• _Stored data entries_

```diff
@@ -627,24 +642,25 @@
         }
     }
     __syncthreads();
-    const int q = tid & 31, r = tid >> 5;
-    float acc[TP][NO];
-#pragma unroll
-    for (int x = 0; x < TP; ++x)
+    const int q = tid & 31;
+    const int r = (tid >> 5) * XT / TP, xb = ((tid >> 5) * XT) % TP;
+    float acc[XT][NO];
+#pragma unroll
+    for (int x = 0; x < XT; ++x)
 #pragma unroll
         for (int o = 0; o < NO; ++o) acc[x][o] = 0.f;
 #pragma unroll
     for (int dy = 0; dy < 3; ++dy) {
-        f32x4 xr[HP];
-#pragma unroll
-        for (int x = 0; x < HP; ++x) xr[x] = *reinterpret_cast<const f32x4*>(sX + (((r + dy) * HP + x) * Q + q) * 4);
+        f32x4 xr[XH];
+#pragma unroll
+        for (int x = 0; x < XH; ++x) xr[x] = *reinterpret_cast<const f32x4*>(sX + (((r + dy) * HP + xb + x) * Q + q) * 4);
 #pragma unroll
         for (int dx = 0; dx < 3; ++dx)
 #pragma unroll
             for (int o = 0; o < NO; ++o) {
                 const f32x4 w4 = *reinterpret_cast<const f32x4*>(sW + ((o * 9 + dy * 3 + dx) * Q + q) * 4);
 #pragma unroll
-                for (int x = 0; x < TP; ++x) {
+                for (int x = 0; x < XT; ++x) {
                     const f32x4 v = xr[x + dx];
                     acc[x][o] = fmaf(v.x, w4.x, fmaf(v.y, w4.y, fmaf(v.z, w4.z, fmaf(v.w, w4.w, acc[x][o]))));
                 }
@@ -653,11 +669,11 @@
     __syncthreads();
     float* part = sX;
 #pragma unroll
-    for (int x = 0; x < TP; ++x)
-#pragma unroll
-        for (int o = 0; o < NO; ++o) part[((r * TP + x) * NO + o) * Q + q] = acc[x][o];
-    __syncthreads();
-    for (int i = tid; i < TP * TP * NO; i += 256) {
+    for (int x = 0; x < XT; ++x)
+#pragma unroll
+        for (int o = 0; o < NO; ++o) part[((r * TP + xb + x) * NO + o) * Q + q] = acc[x][o];
+    __syncthreads();
+    for (int i = tid; i < TPY * TP * NO; i += 256) {
         const int px = i / NO, o = i - px * NO;
         const float* pp = part + i * Q;
         float s0 = 0.f, s1 = 0.f, s2 = 0.f, s3 = 0.f;
@@ -683,18 +699,24 @@
     ORE_CHECK_ARG(B > 0 && n_levels >= 1 && n_levels <= 4 && ld >= 128 && ld % 4 == 0 && out_ld >= 5, "ore_head_pred_fwd: bad args");
     HeadP p{};
     p.tow = tower; p.ld = ld; p.B = B; p.nlev = n_levels;
+    const int tpy = (oreconv::g_knobs.floor_prev & 2) ? 8 : 4;
     int rows = 0, tiles = 0;
     for (int l = 0; l < n_levels; ++l) {
         ORE_CHECK_ARG(H[l] > 0 && W[l] > 0, "ore_head_pred_fwd: level %d geometry", l);
         p.H[l] = H[l]; p.W[l] = W[l]; p.row0[l] = rows; p.tile0[l] = tiles;
-        p.tx[l] = ceil_div(W[l], 8); p.ty[l] = ceil_div(H[l], 8);
+        p.tx[l] = ceil_div(W[l], 8); p.ty[l] = ceil_div(H[l], tpy);
         rows += B * H[l] * W[l]; tiles += B * p.tx[l] * p.ty[l];
     }
     p.tile0[n_levels] = tiles;
     p.mul = mul; p.add = add; p.w = w_packed16; p.scale = scale; p.shift = shift; p.ep_stride = ep_stride; p.out = out; p.out_ld = out_ld;
     if (gn) { p.stats = gn->stats; p.sg = gn->sg; p.gamma = gn->gamma; p.beta = gn->beta; p.eps = gn->eps; p.G = gn->G; }
-    if (bf16) hipLaunchKernelGGL(k_head_pred<ore_bf16_t>, dim3(tiles), dim3(256), 0, (hipStream_t)stream, p);
-    else hipLaunchKernelGGL(k_head_pred<float>, dim3(tiles), dim3(256), 0, (hipStream_t)stream, p);
+    if (tpy == 8) {
+        if (bf16) hipLaunchKernelGGL((k_head_pred<ore_bf16_t, 8>), dim3(tiles), dim3(256), 0, (hipStream_t)stream, p);
+        else hipLaunchKernelGGL((k_head_pred<float, 8>), dim3(tiles), dim3(256), 0, (hipStream_t)stream, p);
+    } else {
+        if (bf16) hipLaunchKernelGGL((k_head_pred<ore_bf16_t, 4>), dim3(tiles), dim3(256), 0, (hipStream_t)stream, p);
+        else hipLaunchKernelGGL((k_head_pred<float, 4>), dim3(tiles), dim3(256), 0, (hipStream_t)stream, p);
+    }
     return ore_launch_status("k_head_pred");
 }
 
@@ -708,6 +730,16 @@
                                       const float* gn_mul, const float* gn_add, const float* w_packed16, const float* scale,
                                       const float* shift, int32_t ep_stride, float* out, int32_t out_ld, void* stream) {
     return head_pred_launch(tower, ld, B, n_levels, H, W, gn_mul, gn_add, w_packed16, scale, shift, ep_stride, out, out_ld, stream, 1);
+}
+
+static int resident_blocks(const void* kernel) {
+    int dev = 0, cus = 0, per_cu = 0;
+    if (hipGetDevice(&dev) != hipSuccess || hipDeviceGetAttribute(&cus, hipDeviceAttributeMultiprocessorCount, dev) != hipSuccess ||
+        hipOccupancyMaxActiveBlocksPerMultiprocessor(&per_cu, kernel, 256, 0) != hipSuccess || cus < 1 || per_cu < 1) {
+        ore_set_error("k_stem1: occupancy query failed (%d compute units, %d blocks each)", cus, per_cu);
+        return 0;
+    }
+    return cus * per_cu;
 }
 
 static int stem1_launch(const void* img, int32_t img_is_u8, int32_t B, int32_t H, int32_t W, int32_t Hp,
@@ -727,11 +759,16 @@
     const int ngroups = ceil_div(M, 16);
     const int gpw = ngroups >= 2048 ? 2 : 1;
     const int blocks = ceil_div(ngroups, 4 * gpw);
-#define ORE_STEM1(T, NT)                                                                                              \
-    do { if (out_bf16) hipLaunchKernelGGL((k_stem1<T, NT, ore_bf16_t>), dim3(blocks), dim3(256), 0, st, (const T*)img, B, H, W, Ho, Wo, mean3[0], mean3[1], \
-                       mean3[2], std3[0], std3[1], std3[2], w_oihw, scale, shift, Cout, (ore_bf16_t*)out, out_ld, out_coff, gpw); \
-    else hipLaunchKernelGGL((k_stem1<T, NT, float>), dim3(blocks), dim3(256), 0, st, (const T*)img, B, H, W, Ho, Wo, mean3[0], mean3[1], \
-                       mean3[2], std3[0], std3[1], std3[2], w_oihw, scale, shift, Cout, (float*)out, out_ld, out_coff, gpw); } while (0)
+    const bool prev = (oreconv::g_knobs.floor_prev & 1) != 0;
+    int rc1 = ORE_OK;
+#define ORE_STEM1_K(T, NT, TO)                                                                                        \
+    do { if (prev) hipLaunchKernelGGL((k_stem1<T, NT, TO, 0>), dim3(blocks), dim3(256), 0, st, (const T*)img, B, H, W, Ho, Wo, mean3[0], mean3[1], \
+                       mean3[2], std3[0], std3[1], std3[2], w_oihw, scale, shift, Cout, (TO*)out, out_ld, out_coff, gpw); \
+    else { static const int slots = resident_blocks((const void*)k_stem1<T, NT, TO, 1>);                              \
+           if (slots < 1) { rc1 = ORE_EHIP; break; }                                                                  \
+           hipLaunchKernelGGL((k_stem1<T, NT, TO, 1>), dim3(std::min(ceil_div(ngroups, 4), slots)), dim3(256), 0, st, (const T*)img, B, H, W, Ho, Wo, mean3[0], mean3[1], \
+                       mean3[2], std3[0], std3[1], std3[2], w_oihw, scale, shift, Cout, (TO*)out, out_ld, out_coff, gpw); } } while (0)
+#define ORE_STEM1(T, NT) do { if (out_bf16) ORE_STEM1_K(T, NT, ore_bf16_t); else ORE_STEM1_K(T, NT, float); } while (0)
     switch ((Cout >> 4) * 2 + (img_is_u8 ? 1 : 0)) {
         case 2: ORE_STEM1(float, 1); break;     case 3: ORE_STEM1(uint8_t, 1); break;
         case 4: ORE_STEM1(float, 2); break;     case 5: ORE_STEM1(uint8_t, 2); break;
@@ -740,6 +777,8 @@
         default: ore_set_error("ore_stem1_fwd: Cout=%d not in {16,32,64,128}", Cout); return ORE_EINVAL;
     }
 #undef ORE_STEM1
+#undef ORE_STEM1_K
+    if (rc1) return rc1;
     return ore_launch_status("k_stem1");
 }
 
diff --git a/faster-orefsdet_amd/csrc/ore_util.cpp b/faster-orefsdet_amd/csrc/ore_util.cpp
--- a/faster-orefsdet_amd/csrc/ore_util.cpp
+++ b/faster-orefsdet_amd/csrc/ore_util.cpp
@@ -38,4 +38,4 @@
 }
 extern "C" double ore_dwpw_flops(int64_t rows, int32_t C) { return 2.0 * (double)rows * (double)C * (9.0 + (double)C); }
 extern "C" int32_t ore_det_record_rows(void) { return ORE_DET_RECORD_ROWS; }
-extern "C" int ore_version(void) { return 601; }
+extern "C" int ore_version(void) { return 700; }
```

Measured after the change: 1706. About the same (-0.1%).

• _PROBLEM TO SOLVE_
Your task is to copy every line of the entries that contains the string "extern".

• _REPLY TO THE EXERCISE_
 extern "C" double ore_dwpw_flops(int64_t rows, int32_t C) { return 2.0 * (double)rows * (double)C * (9.0 + (double)C); }
 extern "C" int32_t ore_det_record_rows(void) { return ORE_DET_RECORD_ROWS; }
-extern "C" int ore_version(void) { return 601; }
+extern "C" int ore_version(void) { return 700; }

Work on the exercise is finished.